# Sailing/Rowing from Louisiana along coast to Yucatan then Cuba



## liberationmoves (Oct 29, 2014)

I want to make this trip in a boat. If anyone has any experience sailing this area or information, share it. I want to do this in some real cheap boat something with sails and oars. if getting a boat in the US and going all the way along the the coast is too difficult then I would like to sail from the Yucatan to Cuba. 

Is anyone seriously interested in this trip?


----------



## sucuri (Oct 30, 2014)

That's quite an undertaking. I've got some experience in building sails on cheap wooden boats, but I've never taken them on the actual sea. I stick to rivers -- but even that is pretty nerve-racking at times. You already know how to sail, I hope. 

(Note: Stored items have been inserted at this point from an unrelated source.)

static bool sk2_fits(int nFT, int nur, int npos) {
  if (nur < 8) return false;
  const int ntot = nFT * nur;
  for (int x = 0; x < 8; ++x) {
    const int xlo = (int)(((long)ntot * x) >> 3), xhi = (int)(((long)ntot * (x + 1)) >> 3);
    for (int pos = 0; pos < npos; ++pos) {
      const int tb0 = xlo + (((xhi - xlo) * pos) >> SK2_NPOS_LOG2), tb1 = xlo + (((xhi - xlo) * (pos + 1)) >> SK2_NPOS_LOG2);
      if (tb1 <= tb0) continue;
      int xa = 0;
      while (xa < 7 && nFT * (((xa + 1) * nur) >> 3) <= tb0) ++xa;
      const int ua0 = (xa * nur) >> 3, ub0 = ((xa + 1) * nur) >> 3, nua = ub0 - ua0;
      const int Sa = nFT * ua0, Sb = nFT * ub0;
      const int ftA = (tb0 - Sa) / nua;
      const int g1 = Sa + ftA * nua;
      const int g2 = (g1 + nua < Sb) ? g1 + nua : Sb;
      const bool seg2 = tb1 > g2 && g2 < Sb;
      const bool seg3 = tb1 > Sb;
      if (seg2 && seg3) return false;
      if (seg2 && tb1 > g2 + nua) return false;
      if (seg3 && (xa >= 7 || tb1 - Sb > (((xa + 2) * nur) >> 3) - ub0)) return false;
    }
  }
  return true;
}

static int uuo_launch_skin_v1(const uuo_model* m, hipStream_t s, int F, const float* pfaT, const float* A,
                              const float* trans, float* verts, float* bbox);

struct SkinCallArgs {
  UuoGridHdr h;
  const uuo_model* m;
  int F;
  const float* pfaT;
  const float* A;
  const float* trans;
  float* verts;
  float* bbox;
  const void* pfa16;
};

int uuo_launch_skin(const uuo_model* m, hipStream_t s, int F, const float* pfaT, const float* A, const float* trans,
                    float* verts, float* bbox, float* vp_out) {
  UUO_REQUIRE(!vp_out || (bbox && !uuo_recorder), "uuo_launch_skin: v_posed output goes with the unit boxes, outside lock-step batches");
  {
    SkinCallArgs c{{1, 1}, m, F, pfaT, A, trans, verts, bbox, nullptr};
    if (uuo_record(UUO_OP_SKIN, 1, 1, c)) return 0;
  }
  static const int force_v1 = UUO_ENV_INT("UUO_SKIN_V1", 0);
  const int nur = (m->V + 15) / 16;
  const int npos = 1 << SK2_NPOS_LOG2;
  if (force_v1 || (size_t)SK2_MAX_FT * UUO_FT * m->V * 12 >= 0x7FFFFFF0u) {
    UUO_REQUIRE(!vp_out, "uuo_launch_skin: v_posed output needs the k_skin2 path");
    return uuo_launch_skin_v1(m, s, F, pfaT, A, trans, verts, bbox);
  }
  const int nFT_all = (F + UUO_FT - 1) / UUO_FT;
  for (int ft0 = 0; ft0 < nFT_all; ft0 += SK2_MAX_FT) {
    const int nFT = (nFT_all - ft0 < SK2_MAX_FT) ? nFT_all - ft0 : SK2_MAX_FT;
    const int f0 = ft0 * UUO_FT;
    const int Fl = (F - f0 < nFT * UUO_FT) ? F - f0 : nFT * UUO_FT;
    if (!sk2_fits(nFT, nur, npos)) {
      UUO_REQUIRE(!vp_out, "uuo_launch_skin: v_posed output needs the k_skin2 path");
      return uuo_launch_skin_v1(m, s, F, pfaT, A, trans, verts, bbox);
    }
    const float* pf = pfaT + (size_t)ft0 * UUO_KP * UUO_FT;
    const float* pA = A + (size_t)f0 * UUO_NUM_JOINTS * 12;
    const float* pt = trans ? trans + (size_t)f0 * 3 : nullptr;
    float* pv = verts + (size_t)f0 * m->V * 3;
    static const int var2 = UUO_ENV_INT("UUO_SK2_VAR", 0);
#define SK2_LAUNCH(BB, VAR)                                                                             \
  hipLaunchKernelGGL((k_skin2<BB, VAR>), dim3(8 * npos), dim3(SKIN_WAVES * 64), 0, s,                   \
                     reinterpret_cast<const float4*>(m->P3), m->vt3, m->Wi, m->Ww, pf, pA, pt, pv,      \
                     (BB) ? bbox + (size_t)f0 * nur * 6 : (float*)nullptr, Fl, m->V, m->VP, nFT, (float*)nullptr)
    if (!bbox) SK2_LAUNCH(false, 0);
    else if (vp_out)
      hipLaunchKernelGGL((k_skin2<true, 0, true>), dim3(8 * npos), dim3(SKIN_WAVES * 64), 0, s,
                         reinterpret_cast<const float4*>(m->P3), m->vt3, m->Wi, m->Ww, pf, pA, pt, pv,
                         bbox + (size_t)f0 * nur * 6, Fl, m->V, m->VP, nFT, vp_out + (size_t)f0 * m->V * 3);
#ifdef UUO_DEBUG_HOOKS
    else if (var2 == 1) SK2_LAUNCH(true, 1);
    else if (var2 == 2) SK2_LAUNCH(true, 2);
    else if (var2 == 4) SK2_LAUNCH(true, 4);
    else if (var2 == 3) SK2_LAUNCH(true, 3);
    else if (var2 == 5) SK2_LAUNCH(true, 5);
    else if (var2 == 6) SK2_LAUNCH(true, 6);
    else if (var2 == 7) SK2_LAUNCH(true, 7);
    else if (var2 == 16) SK2_LAUNCH(false, 0);
    else if (var2 == 8) SK2_LAUNCH(true, 8);
    else if (var2 == 9) SK2_LAUNCH(true, 9);
    else if (var2 == 10) SK2_LAUNCH(true, 10);
    else if (var2 == 11) SK2_LAUNCH(true, 11);
    else if (var2 == 12) SK2_LAUNCH(true, 12);
    else if (var2 == 24) SK2_LAUNCH(false, 8);
#endif
    else SK2_LAUNCH(true, 0);
    (void)var2;
#undef SK2_LAUNCH
  }
  UUO_HIP_CHECK(hipGetLastError());
  return 0;
}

The coast is one thing. Yucatan to Cuba is quite another. If you don't know what you're doing than you will very possibly disappear in the Gulf of Mexico. I reckon it would be a helluva a lot easier to follow the coast. 

You can probably find a cheap wooden fishing rowboat in Mexico somewhere. I would lanteen rig it if I were you, augment the keel, and attach a solid rudder. Maybe even lee boards. I would not reccomend straying far from the coast, ever.


----------



## MirrorLamp (Oct 30, 2014)

Is sailing to Cuba really that simple? All you need is a passport and they'll let you in? Or have you done some preparation for this?


----------



## liberationmoves (Oct 30, 2014)

For those wanting to sail to mexico here are some relevant links - http://www.banjercito.com.mx/ There is a link for the boat importing permit in the vertical menu, in English no less.
http://www.sat.gob.mx/aduanas/vehiculos/importacion_temporal/Paginas/embarcaciones.aspx
http://www.mexonline.com/boatmex.htm

As for Cuba, the information I am seeing is that it will cost you about 55 CUC and then you need the tourist card if you plan to stay for more than 3 days. I cant find much more than that at the moment. This guy is selling a book and has dock prices - http://cruisingincuba.com/cuba_marinas.htm

One more thing , you have to have insurance coverage or buy it, its from 3 - 4.50 CUC per day. if purchased there.


----------



## liberationmoves (Oct 30, 2014)

sucuri said:


> That's quite an undertaking. I've got some experience in building sails on cheap wooden boats, but I've never taken them on the actual sea. I stick to rivers -- but even that is pretty nerve-racking at times. You already know how to sail, I hope.
> 
> The coast is one thing. Yucatan to Cuba is quite another. If you don't know what you're doing than you will very possibly disappear in the Gulf of Mexico. I reckon it would be a helluva a lot easier to follow the coast.
> 
> You can probably find a cheap wooden fishing rowboat in Mexico somewhere. I would lanteen rig it if I were you, augment the keel, and attach a solid rudder. Maybe even lee boards. I would not reccomend straying far from the coast, ever.



Thanks for the advice. No, I do not have experience sailing. The passages looks about about 120 miles or less. How hard can it possibly be? I have never heard of lanteen rigging before.


----------



## Matt Derrick (Oct 30, 2014)

i'm pretty sure cuba would want an entrance fee at the very least. i've also heard tales of folks motorboating a dingy from key west to cuba, but that's a pretty bad idea if you like the thought of living. definitely not possible without a sailboat from louisiana.



liberationmoves said:


> I can only say, how hard can it possibly be? Thanks for the advice, I have never heard of lanteen rigging before. What exactly do you mean by augmenting the keel? Adding a larger keel?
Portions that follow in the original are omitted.